What does s3 Data Consistency mean?

Amazon s3 provides high availability by storing multiple copies of your data across different availability zone within your data center for each successful create file operation.

In this diagram, when an user initiate new file create process, the file is stored in one of the Availability zone first followed by its replica in other AZ’s for each successful file upload operation.

There are two data consistency model is supported in s3 by amazon as of now. These are

  1. Read-after-write consistency
  2. Eventual consistency

AWS s3 consistency model started with eventual only. But currently it supports new read-after-write along with eventual consistency.

1. Read-after-write consistency

Read-after-write consistency helps in immediate visibility of a new object to all clients & its more consistent as compared to eventual consistency.

Suppose, when you initiate a new object creation or upload process in s3 bucket, as soon as the file creation is completed then you would be able to read the object. Same as, when you PUT an object, as soon as you get a success response, you would be able to get that object.

When a write operation initiates, it does not wait for all six copies (N.Virginia) to be replicated across all availability zone. As soon as its uploaded in any one of the AZ, you would be able to read the object which is more consistent.

Amazon s3 provides read-after-write consistency for PUTS of new objects.

  • A process writes a new object to Amazon s3 and immediately list keys within its bucket. until the change is fully propagated, the object might not appear in the list.

The caveat is that if you make a HEAD or GET request to the key name (to find if the object exists) before creating the object, Amazon s3 provides eventual consistency for read-after-write.

2. Eventual Consistency

Amazon s3 offers eventual consistency for overwrite PUTS and DELETES

As name suggests, overwrite PUTS means there is already an object exists with same name for your new object upload/creation and as that of overwrite DELETE means you are deleting an existing object in s3.

To understand this, when an overwrite PUTS operation happens, the final action would take place only after when all the copies are replicated across all availability zone. So there would be sometime required from the time the overwrite PUTS request is issued and the action is completed across all the AZ’s in your respective region. The data would not be consistent during this period of time.

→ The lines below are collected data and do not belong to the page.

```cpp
static bool anymdp_ensure_chain_graph(xv_anymdp* p, xv_anymdp* const* views, int n_views, int period, const AnyMDPRings& R, int mode) {
  const int eff = anymdp_effective_search(p);
  decltype(p->cgraph_key) want;
  memset(&want, 0, sizeof want);
  want.period = period; want.mode = mode; want.search = eff; want.n_views = n_views;
  anymdp_ring_pointers(R, want.ptrs);
  want.bucket = (const void*)p->a.bucket;
  for (int v = 0; v < n_views; ++v) want.views[v] = (const void*)views[v];
  if (p->cgraph_exec && anymdp_key_same(want, p->cgraph_key)) return true;
  anymdp_drop_chain_graph(p);
  if (!p->d_tick && hipMalloc(&p->d_tick, sizeof(uint64_t)) != hipSuccess) return false;
  if (hipGraphCreate(&p->cgraph, 0) != hipSuccess) return false;
  hipGraphNode_t tails[XV_ANYMDP_MAX_CHAINS];
  for (int v = 0; v < n_views; ++v) {
    tails[v] = nullptr;
    if (!anymdp_add_chain(views[v], p->cgraph, &tails[v], p->d_tick, eff, period, R.shifted((size_t)views[v]->view_lo), mode)) return false;
  }
  if (!anymdp_add_tick_node(p->cgraph, tails, n_views, p->d_tick, period)) return false;
  if (hipGraphInstantiate(&p->cgraph_exec, p->cgraph, nullptr, nullptr, 0) != hipSuccess) { p->cgraph_exec = nullptr; return false; }
  anymdp_key_store(&p->cgraph_key, want);
  return true;
// ... 31 lines not shown
  }
  int k = 0;
  if (how == 1) {
    if (anymdp_many_prepare(p, n_steps, period, p->graph_mode != 0, false,
                            [&] { return anymdp_ensure_chain_graph(p, views, n_views, period, R, autoreset_mode); }))
      for (int c = 0; c < cycles && anymdp_many_cycle(p, p->cgraph_exec, period, false); ++c) k += period;
    for (; k < n_steps; ++k) {
      const int rc = anymdp_many_plain(p, k, period, R, autoreset_mode);
      if (rc != XV_OK) return rc;
    }
    for (int v = 0; v < n_views; ++v) views[v]->eng->tick = t0 + (uint64_t)n_steps;
    return XV_OK;
  }
  if (!p->chain_ev) XV_HIP(hipEventCreateWithFlags(&p->chain_ev, hipEventDisableTiming));
  XV_HIP(hipEventRecord(p->chain_ev, p->eng->stream));
  bool all_graph = true;
  for (int v = 0; v < n_views; ++v) {
    xv_anymdp* h = views[v];
    if (h->eng->stream != p->eng->stream) XV_HIP(hipStreamWaitEvent(h->eng->stream, p->chain_ev, 0));
    all_graph = anymdp_many_prepare(h, n_steps, period, h->graph_mode != 0, true,
                                    [&] { return anymdp_ensure_graph(h, period, Rv(v), autoreset_mode); }) && all_graph;
  }
  int rc = XV_OK;
  if (all_graph) {
    for (int c = 0; c < cycles && all_graph; ++c) {
      for (int v = 0; v < n_views; ++v) all_graph = anymdp_many_cycle(views[v], views[v]->graph_exec, period, true) && all_graph;
      if (all_graph) k += period;
    }
    p->graph_used_last = k > 0;
  }
  for (int v = 0; v < n_views; ++v) k = (int)(views[v]->eng->tick - t0) > k ? (int)(views[v]->eng->tick - t0) : k;
  for (int v = 0; v < n_views && rc == XV_OK; ++v)
    for (int kk = (int)(views[v]->eng->tick - t0); kk < k && rc == XV_OK; ++kk)
      rc = anymdp_many_plain(views[v], kk, period, Rv(v), autoreset_mode);
  for (; k < n_steps && rc == XV_OK; ++k)
    for (int v = 0; v < n_views && rc == XV_OK; ++v) rc = anymdp_many_plain(views[v], k, period, Rv(v), autoreset_mode);
  for (int v = 0; v < n_views; ++v) {
    xv_anymdp* h = views[v];
    if (h->eng->stream == p->eng->stream) continue;
    if (!h->chain_ev && hipEventCreateWithFlags(&h->chain_ev, hipEventDisableTiming) != hipSuccess) { rc = rc == XV_OK ? XV_ERR_HIP : rc; continue; }
    if (hipEventRecord(h->chain_ev, h->eng->stream) != hipSuccess ||
        hipStreamWaitEvent(p->eng->stream, h->chain_ev, 0) != hipSuccess)
      rc = rc == XV_OK ? XV_ERR_HIP : rc;
  }
  if (rc == XV_ERR_HIP) xv_set_error("xv_anymdp_step_many_chains: joining the chains failed: %s", hipGetErrorString(hipGetLastError()));
  if (rc == XV_OK) p->eng->tick = t0 + (uint64_t)n_steps;
  return rc;
}

static int anymdp_tok_pipe_graphs(xv_anymdp* h, int D, int period, int cycles, const AnyMDPTokRings& R, int mode) {
  decltype(h->tpipe_key) want;
  memset(&want, 0, sizeof want);
  want.period = period; want.mode = mode; want.fmt = h->a.bfmt; want.d_obs = h->d_obs; want.d_act = h->d_act;
  anymdp_ring_pointers(R, want.ptrs);
  want.bucket = (const void*)h->a.bucket; want.obs_bucket = (const void*)h->obs_bucket;
  want.seed = h->eng->seed; want.gid_base = h->eng->env_id_base;
  void* fn = anymdp_tok_hand_fn(h);
  AnyMDPArgs a;
  AnyMDPTokArgs KA{h->obs_cdf, h->n_obs, h->d_obs, h->d_act, h->obs_bucket};
  AnyMDPTokIO io;
  int md = mode;
  void* params[] = {&a, &KA, &io, &md};
  return anymdp_pipe_graph_set(h, true, D, period, cycles, want, &h->tpipe_key, [&](int g, int slot, int q, hipKernelNodeParams* np) {
    a = h->a;
    a.seed = h->eng->seed; a.gid_base = h->eng->env_id_base;
    a.tick = (uint64_t)g; a.tick_dev = h->d_ptick + q;
    io = R.slot(h, slot);
    np->func = fn; np->gridDim = dim3(xv_div_up(h->a.n_env, 256)); np->blockDim = dim3(256); np->kernelParams = params;
  });
}

extern "C" int xv_anymdp_step_tokens_many(xv_anymdp* h, int n_steps, int period, const int32_t* action, int32_t* obs,
                                          float* reward, float* reward_gt, uint8_t* terminated, uint8_t* truncated,
                                          int32_t* final_obs, int autoreset_mode) {
  XV_CHECK_ARG(h && h->obs_cdf && n_steps > 0 && period > 0);
  XV_CHECK_ARG(action && obs && reward && reward_gt && terminated && truncated);
  XV_CHECK_ARG(autoreset_mode >= 0 && autoreset_mode <= 2);
  const AnyMDPTokRings R{action, obs, reward, reward_gt, terminated, truncated, final_obs};
  int k = 0;
  h->pipe_used_last = false;
  if (h->overlap && !h->eng->dev_tick && !h->pipe_failed && anymdp_tok_coop(h) && hipSetDevice(h->eng->device) == hipSuccess) {
    const int rc = anymdp_pipe_call(h, n_steps, period, XV_ANYMDP_PIPE_GRAPH_MIN, anymdp_tok_hand_fn(h), true, R.obs,
                                    (size_t)period * (size_t)h->a.n_env * (size_t)h->d_obs, &k,
                                    [&](int D, int cycles) { return anymdp_tok_pipe_graphs(h, D, period, cycles, R, autoreset_mode); },
                                    [&](int kk, uint64_t t0) { return anymdp_tok_launch_replay(h, R.slot(h, 0), period, kk, autoreset_mode, t0); });
    if (rc != XV_OK) return rc;
  }
  for (; k < n_steps; ++k) {
    anymdp_bind_rng(h, 1);
    const int rc = anymdp_tok_launch_step<false>(h, R.slot(h, k % period), autoreset_mode);
    if (rc != XV_OK) return rc;
  }
  return XV_OK;
}
```

### xenoverse_amd/csrc/xv_pipe.h

```cpp
#pragma once
#include <hip/hip_runtime.h>
#include <stdint.h>

#include <chrono>
#include <cstdio>
#include <cstdlib>
#include <cstring>
#include <thread>

#include "xv_common.h"
#include "xv_hand.h"

#define XV_PIPE_PING_STEPS 128
#define XV_PIPE_ACCEPT_RATIO 1.5f
#define XV_PIPE_ACCEPT_SLACK_US 1.0f
#define XV_PIPE_MAX_CANDIDATES 6

static __global__ void xv_pipe_ping_kernel(uint32_t* word, uint32_t want, uint32_t* late) {
  const uint64_t t_begin = wall_clock64();
  while (xv_agent_load32(word) != want) {
    if (wall_clock64() - t_begin > 200000ull) {
      atomicOr(late, 1u);
      break;
    }
// ... 18 lines not shown
  uint32_t w[2] = {0u, 1u};
  float ms = 0.0f;
  ok = ok && hipMemcpy(w, d_words, sizeof(w), hipMemcpyDeviceToHost) == hipSuccess && hipEventElapsedTime(&ms, ev[0], ev[1]) == hipSuccess;
  if (!ok) { (void)hipGetLastError(); return -1.0f; }
  if (w[0] != (uint32_t)n || w[1] != 0u) return -1.0f;
  return ms * 1000.0f / (float)n;
}

struct XvPipeCandidate {
  int priority;
  float two_us;
  float one_us;
  int accepted;
};

static bool xv_pipe_pick_side_stream(hipStream_t main, hipStream_t* out, XvPipeCandidate* report, int* n_report,
                                     hipStream_t other = nullptr ) {
  *out = nullptr;
  if (n_report) *n_report = 0;
  uint32_t* d = nullptr;
  hipEvent_t ev[4] = {nullptr, nullptr, nullptr, nullptr};
  if (hipMalloc(&d, 2 * sizeof(uint32_t)) != hipSuccess) { (void)hipGetLastError(); return false; }
  bool ok = true;
  for (int i = 0; i < 4; ++i) ok = ok && hipEventCreate(&ev[i]) == hipSuccess;
  int least = 0, greatest = 0;
  (void)hipDeviceGetStreamPriorityRange(&least, &greatest);
  const int prio[XV_PIPE_MAX_CANDIDATES] = {greatest, 0, 0, least, 0, 0};
  float one = -1.0f;
  if (ok) {
    (void)xv_pipe_pingpong(main, nullptr, d, ev, 16);
    one = xv_pipe_pingpong(main, nullptr, d, ev, XV_PIPE_PING_STEPS);
    const float one_again = xv_pipe_pingpong(main, nullptr, d, ev, XV_PIPE_PING_STEPS);
    if (one_again > 0.0f && (one <= 0.0f || one_again < one)) one = one_again;
    ok = one > 0.0f;
  }
  hipStream_t rejected[XV_PIPE_MAX_CANDIDATES];
  int n_rej = 0;
  for (int c = 0; ok && c < XV_PIPE_MAX_CANDIDATES && !*out; ++c) {
    hipStream_t s = nullptr;
    if (hipStreamCreateWithPriority(&s, hipStreamNonBlocking, prio[c]) != hipSuccess) { (void)hipGetLastError(); continue; }
    (void)xv_pipe_pingpong(main, s, d, ev, 16);
    float two = xv_pipe_pingpong(main, s, d, ev, XV_PIPE_PING_STEPS);
    {
      const float again = xv_pipe_pingpong(main, s, d, ev, XV_PIPE_PING_STEPS);
      if (again > 0.0f && (two <= 0.0f || again < two)) two = again;
    }
    bool take = two > 0.0f && two <= XV_PIPE_ACCEPT_RATIO * one + XV_PIPE_ACCEPT_SLACK_US;
    if (take && other) {
      float pair = xv_pipe_pingpong(other, s, d, ev, XV_PIPE_PING_STEPS);
      const float again = xv_pipe_pingpong(other, s, d, ev, XV_PIPE_PING_STEPS);
      if (again > 0.0f && (pair <= 0.0f || again < pair)) pair = again;
      take = pair > 0.0f && pair <= XV_PIPE_ACCEPT_RATIO * one + XV_PIPE_ACCEPT_SLACK_US;
      if (pair > two || pair <= 0.0f) two = pair;
    }
    if (getenv("XV_PIPE_DEBUG"))
      fprintf(stderr, "xv_pipe: candidate %d priority %d: two streams %.2f us, one stream %.2f us per launch -> %s\n", c, prio[c],
              (double)two, (double)one, take ? "taken" : "rejected");
    if (report && n_report) {
      report[*n_report] = XvPipeCandidate{prio[c], two, one, take ? 1 : 0};
      *n_report += 1;
    }
    if (take) *out = s;
    else rejected[n_rej++] = s;
  }
  for (int i = 0; i < n_rej; ++i) (void)hipStreamDestroy(rejected[i]);
  for (int i = 0; i < 4; ++i) if (ev[i]) (void)hipEventDestroy(ev[i]);
  (void)hipFree(d);
  (void)hipGetLastError();
  return *out != nullptr;
}

#define XV_PIPE_GATE_TIMEOUT 1000000000ull
#define XV_PIPE_GATE_MIN_POLLS (1u << 20)

#define XV_PIPE_DEPTH_MAX 4

struct XvPipeDeepLanes {
  hipStream_t side[XV_PIPE_DEPTH_MAX - 2];
  hipEvent_t join[XV_PIPE_DEPTH_MAX - 2];
  hipGraph_t graph[XV_PIPE_DEPTH_MAX - 2];
  hipGraphExec_t exec[XV_PIPE_DEPTH_MAX - 2];
};

struct XvPipeGate {
  uint32_t* h_issued;
  uint32_t* d_issued;
  uint32_t* d_seen;
  uint32_t issued;
  int unroll[2];
  int depth;
  XvPipeDeepLanes deep;
};

__device__ __forceinline__ void xv_pipe_gate_pass(uint32_t* seen, const uint32_t* issued, uint32_t* err) {
  const uint32_t g = *seen + 1u;
  *seen = g;
  const uint64_t t_begin = wall_clock64();
  uint32_t polls = 0;
  while ((int32_t)(__hip_atomic_load(issued, __ATOMIC_RELAXED, __HIP_MEMORY_SCOPE_SYSTEM) - g) < 0) {
    if (++polls > XV_PIPE_GATE_MIN_POLLS && wall_clock64() - t_begin > XV_PIPE_GATE_TIMEOUT) {
      atomicOr(err, 8u );
      break;
    }
    if ((polls & 63u) == 63u && (xv_agent_load32(err) & 8u)) break;
    __builtin_amdgcn_s_sleep(16);
  }
}

static bool xv_pipe_gate_create(XvPipeGate* g) {
  g->h_issued = nullptr; g->d_issued = nullptr; g->d_seen = nullptr; g->issued = 0; g->unroll[0] = g->unroll[1] = 0; g->depth = 0;
  if (hipHostMalloc(reinterpret_cast<void**>(&g->h_issued), 64, hipHostMallocMapped) != hipSuccess) { g->h_issued = nullptr; return false; }
  for (int i = 0; i < 16; ++i) g->h_issued[i] = 0u;
  if (hipHostGetDevicePointer(reinterpret_cast<void**>(&g->d_issued), g->h_issued, 0) != hipSuccess) return false;
  if (hipMalloc(&g->d_seen, XV_PIPE_DEPTH_MAX * sizeof(uint32_t)) != hipSuccess) { g->d_seen = nullptr; return false; }
  return hipMemset(g->d_seen, 0, XV_PIPE_DEPTH_MAX * sizeof(uint32_t)) == hipSuccess;
}
static bool xv_pipe_gate_sync(XvPipeGate* g) {
  const uint32_t v[XV_PIPE_DEPTH_MAX] = {g->issued, g->issued, g->issued, g->issued};
  return hipMemcpy(g->d_seen, v, sizeof(v), hipMemcpyHostToDevice) == hipSuccess;
}
static void xv_pipe_gate_destroy(XvPipeGate* g) {
  if (g->d_seen) (void)hipFree(g->d_seen);
  if (g->h_issued) (void)hipHostFree(g->h_issued);
  g->h_issued = nullptr; g->d_issued = nullptr; g->d_seen = nullptr; g->issued = 0;
}
static inline void xv_pipe_gate_release(XvPipeGate* g) {
  g->issued += 1u;
  __atomic_store_n(g->h_issued, g->issued, __ATOMIC_RELEASE);
}
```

For an example, lets say you have an object with some content and you initiated the overwrite PUTS again with same object name but some modification to the original object content, then it usually takes sometime to propagate the object to get copied across all AZ’s in your region by replacing the existing objects with new one and in between this propagation, if you try to read the object, then there is chances that you may find the existing or new object. As per this consistency model, you would be able to read the actual object only after object copy is entirely copied across all AZ’s.

  • A process replaces an existing bucket and immediately tries to read it. Until the change is fully propagated, Amazon s3 might return the previous data
  • A process deletes an existing object and immediately tries to read it. Until the deletion is fully propagated, Amazon s3 might return the deleted data
  • A process deletes an existing object and immediately list keys within its bucket. Until the deletion is fully propagated, Amazon s3 might list the deleted object

How read-after-write is better than eventual consistency?

For a new object PUT operation, it does not require to wait for the object to read unless the object is copied across all AZ’s in your region. That means, if the object is copied in any one of the AZ and immediately you initiate a read or GET operation, then you would be able to read or get the object.